MIG Holdings S.A. (ATH:MIG) shares have had a really impressive month, gaining 29% after a shaky period beforehand. Not all shareholders will be feeling jubilant, since the share price is still down a very disappointing 27% in the last twelve months.
Although its price has surged higher, there still wouldn't be many who think MIG Holdings' price-to-earnings (or "P/E") ratio of 14.5x is worth a mention when the median P/E in Greece is similar at about 13x. Although, it's not wise to simply ignore the P/E without explanation as investors may be disregarding a distinct opportunity or a costly mistake.
We've discovered 3 warning signs about MIG Holdings. View them for free.MIG Holdings has been doing a good job lately as it's been growing earnings at a solid pace. It might be that many expect the respectable earnings performance to wane, which has kept the P/E from rising. If that doesn't eventuate, then existing shareholders probably aren't too pessimistic about the future direction of the share price.
View our latest analysis for MIG Holdings
Does Growth Match The P/E?
There's an inherent assumption that a company should be matching the market for P/E ratios like MIG Holdings' to be considered reasonable.

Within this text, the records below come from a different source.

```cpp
struct SplitLayout {
    long long npts, npad, stride;
    long long o_dy, o_draw, o_pf, o_pd, total;
};
SplitLayout split_layout(int stage, long long n_rays, int S) {
    SplitLayout L;
    const int passes = bwd_passes(stage);
    L.npts = n_rays * S;
    L.npad = (L.npts + nsr::kTile - 1) / nsr::kTile * nsr::kTile;
    L.stride = L.npad * 16;
    L.o_dy = (long long)passes * nsr::kActSlots * L.stride;
    L.o_draw = L.o_dy + (long long)passes * nsr::kDySlots * L.stride;
    L.o_pf = L.o_draw + L.npad * 4;
    L.o_pd = L.o_pf + L.npad * 4;
    L.total = L.o_pd + L.npad * 8;
    return L;
}
// ... 257 lines not shown
extern "C" {

int nsr_version(void) { return NSR_VERSION; }
const char *nsr_last_error(void) { return g_err.c_str(); }

int64_t nsr_param_count(int slot) { return (slot < 0 || slot > 3) ? -1 : nsr::param_total(slot); }
int64_t nsr_packed_count(int slot) { return (slot < 0 || slot > 3) ? -1 : nsr::packed_buf_total(slot); }

int64_t nsr_acts_floats(int stage, int64_t n_rays, int n_samples_total) {
    if (stage < 0 || stage > 3 || n_rays < 0 || n_samples_total < 1 || n_samples_total > NSR_MAX_SAMPLES) return -1;
    return split_layout(stage, n_rays, n_samples_total).total;
}

int64_t nsr_bwd_workspace_floats(int stage, int64_t n_rays, int n_samples_total, int max_blocks) {
    if (stage < 0 || stage > 3 || n_samples_total < 1 || n_samples_total > NSR_MAX_SAMPLES) return -1;
    const SplitGeo G = split_geo(stage, n_rays, n_samples_total, max_blocks);
    const long long split = (long long)bwd_passes(stage) * ((long long)G.nimg * max_param_count(stage) + (long long)G.nb * nsr::kDbPart);
    return (int64_t)split;
}

int nsr_pack_params(int slot, const float *params, float *packed, void *stream) {
    if (slot < 0 || slot > 3) return fail("nsr_pack_params: slot out of range");
    if (!params || !packed) return fail("nsr_pack_params: null pointer");
    const int n = nsr::packed_buf_total(slot), tb = 256, nb = (n + tb - 1) / tb;
    switch (slot) {
        case 0: NSR_LAUNCH(nsr::pack_kernel<0>, dim3(nb), dim3(tb), 0, stream, params, packed); break;
        case 1: NSR_LAUNCH(nsr::pack_kernel<1>, dim3(nb), dim3(tb), 0, stream, params, packed); break;
        case 2: NSR_LAUNCH(nsr::pack_kernel<2>, dim3(nb), dim3(tb), 0, stream, params, packed); break;
        default: NSR_LAUNCH(nsr::pack_kernel<3>, dim3(nb), dim3(tb), 0, stream, params, packed); break;
    }
    return finish("nsr_pack_params");
}

int nsr_render_fwd(const nsr_render_args *a, void *stream) {
    nsr::RenderParams P;
    if (int rc = build_params(a, P, true)) return rc;
#ifdef NSR_TS
    if (const char *e = getenv("NSR_DBG_FWD_PTR")) P.dbg = reinterpret_cast<long long *>(strtoull(e, nullptr, 16));
#endif
    if (!a->depth || !a->var || !a->rgb) return fail("nsr_render_fwd: null output pointer");
    if (P.n_rays == 0) return 0;
    if (a->acts && a->zvals && a->raw) {
        if (P.n_points_total > (1ll << 25) - 16) return fail("nsr_render_fwd: more than 2^25 sample points in one differentiated call (split the ray batch)");
        const int passes = bwd_passes(P.stage), rpb = 4;
        const int w_fine = fwd_fine_weight(P.stage);
        const long long tiles = (P.n_points_total + nsr::kTile - 1) / nsr::kTile;
        const int wsum = passes == 1 ? kFwdWeight : (passes == 2 ? kFwdWeight + w_fine : 2 * kFwdWeight + w_fine);
        long long most = 1;
        P.pass_beg[0] = 0;
        for (int p = 0; p < 3; ++p) {
            int nbp = 0;
            if (p < passes) {
                nbp = (int)((long long)kDefaultBwdBlocks * (p == 1 ? w_fine : kFwdWeight) / wsum);
                if (nbp > tiles) nbp = (int)tiles;
                if (nbp < 1) nbp = 1;
                const long long share = (tiles + nbp - 1) / nbp;
                most = share > most ? share : most;
            }
            P.pass_beg[p + 1] = P.pass_beg[p] + nbp;
        }
        const int waves = (int)(most > nsr::kDxMaxWaves ? nsr::kDxMaxWaves : most);
        const dim3 rgrid((unsigned)((P.n_rays + rpb - 1) / rpb)), rblock(64 * rpb);
        NSR_LAUNCH(nsr::fwd_sample_kernel, rgrid, rblock, rpb * 64 * 8, stream, P);
        int lds = 0;
        const int first = P.stage == NSR_STAGE_COARSE ? NSR_COARSE : NSR_MIDDLE, last = P.stage == NSR_STAGE_COARSE ? NSR_COARSE : P.stage;
        for (int kind = first; kind <= last; ++kind) {
            const int need = (nsr::AUX_FLOATS + nsr::packed_total(kind) + 4) * 4;
            lds = need > lds ? need : lds;
        }
        const dim3 grid(P.pass_beg[3]), block(64 * waves);
#define NSR_FWP(ST, SV)                                                                                      \
    if (int rc = launch_cfg(nsr::render_fwd_pass_kernel<ST, SV>, lds, "nsr_render_fwd(pass)")) return rc;    \
    if (a->ev_pass_start) nsr::rt_record(a->ev_pass_start, stream);                                          \
    NSR_LAUNCH((nsr::render_fwd_pass_kernel<ST, SV>), grid, block, lds, stream, P);                          \
    if (a->ev_pass_stop) nsr::rt_record(a->ev_pass_stop, stream);
        switch (P.stage) {
            case 0: NSR_FWP(0, true) NSR_LAUNCH(nsr::fwd_composite_kernel<0>, rgrid, rblock, rpb * 8, stream, P); break;
            case 1: NSR_FWP(1, true) NSR_LAUNCH(nsr::fwd_composite_kernel<1>, rgrid, rblock, rpb * 8, stream, P); break;
            case 2: NSR_FWP(2, true) NSR_LAUNCH(nsr::fwd_composite_kernel<2>, rgrid, rblock, rpb * 8, stream, P); break;
            default: NSR_FWP(3, true) NSR_LAUNCH(nsr::fwd_composite_kernel<3>, rgrid, rblock, rpb * 8, stream, P); break;
        }
#undef NSR_FWP
        return finish("nsr_render_fwd(split)");
    }
    const int npts = P.rays_per_block * P.S;
    const int lds = fwd_lds_bytes(P.stage, npts);
    const dim3 grid((unsigned)(P.n_groups < (1 << 20) ? P.n_groups : (1 << 20))), block(64 * P.tiles_per_block);
#define NSR_FWD(ST)                                                                               \
    if (int rc = launch_cfg(nsr::render_fwd_kernel<ST>, lds, "nsr_render_fwd")) return rc;         \
    NSR_LAUNCH((nsr::render_fwd_kernel<ST>), grid, block, lds, stream, P);
    P.acts = nullptr;
    switch (P.stage) {
        case 0: NSR_FWD(0) break;
        case 1: NSR_FWD(1) break;
        case 2: NSR_FWD(2) break;
        default: NSR_FWD(3) break;
    }
#undef NSR_FWD
    return finish("nsr_render_fwd");
}

int nsr_render_bwd(const nsr_render_args *a, const nsr_bwd_args *b, void *stream) {
    nsr::RenderParams P;
    if (int rc = build_params(a, P, true, true)) return rc;
    if (!b) return fail("nsr_render_bwd: null backward block");
    if (!a->raw) return fail("nsr_render_bwd: the forward pass must have saved `raw`");
    if (!b->d_depth && !b->d_var && !b->d_rgb) return fail("nsr_render_bwd: no output gradient given");
    if (!b->depth) return fail("nsr_render_bwd: forward depth is required");
    if ((b->d_rays_o == nullptr) != (b->d_rays_d == nullptr)) return fail("nsr_render_bwd: d_rays_o / d_rays_d must be given together");
    if (P.n_rays == 0) return 0;
    P.d_depth = b->d_depth; P.d_var = b->d_var; P.d_rgb = b->d_rgb; P.g_depth = b->depth; P.g_scale = b->grad_scale;
    P.d_rays_o = b->d_rays_o; P.d_rays_d = b->d_rays_d;
#ifdef NSR_TS
    if (const char *e = getenv("NSR_DBG_PTR")) P.dbg = reinterpret_cast<long long *>(strtoull(e, nullptr, 16));
#endif
    const int passes = bwd_passes(P.stage);
    bool any_params = false;
    for (int s = 0; s < 4; ++s) any_params |= P.dec[s].dparams != nullptr;
    P.partial_stride = max_param_count(P.stage);
    if (!P.acts || !a->zvals)
        return fail("nsr_render_bwd: the forward must have been given an activation buffer (nsr_render_args.acts, sized by nsr_acts_floats) and zvals");
    return render_bwd_split(a, b, P, any_params, stream);
}

int nsr_eval_points_fwd(const nsr_render_args *a, const double *points, int64_t n_points, float *out, void *stream) {
    nsr::RenderParams P;
    if (int rc = build_params(a, P, false)) return rc;
    if (n_points < 0 || (n_points > 0 && (!points || !out))) return fail("nsr_eval_points_fwd: bad points / out");
    if (n_points == 0) return 0;
    P.points = points; P.n_points = n_points; P.out_points = out;
    const int waves = kMaxTiles;
    const int wlf = P.stage == NSR_STAGE_COARSE ? nsr::packed_total(0) : (P.stage == NSR_STAGE_MIDDLE ? nsr::packed_total(1) : nsr::packed_total(2));
// ... 1447 lines not shown
```

### nice_slam_amd/csrc/nsr_fwd2.h

```cpp
#pragma once

namespace nsr {
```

If we review the last year of earnings growth, the company posted a terrific increase of 16%. However, the latest three year period hasn't been as great in aggregate as it didn't manage to provide any growth at all. So it appears to us that the company has had a mixed result in terms of growing earnings over that time.
Comparing that to the market, which is predicted to deliver 11% growth in the next 12 months, the company's momentum is weaker based on recent medium-term annualised earnings results.
In light of this, it's curious that MIG Holdings' P/E sits in line with the majority of other companies. Apparently many investors in the company are less bearish than recent times would indicate and aren't willing to let go of their stock right now. They may be setting themselves up for future disappointment if the P/E falls to levels more in line with recent growth rates.
The Key Takeaway
Its shares have lifted substantially and now MIG Holdings' P/E is also back up to the market median. Generally, our preference is to limit the use of the price-to-earnings ratio to establishing what the market thinks about the overall health of a company.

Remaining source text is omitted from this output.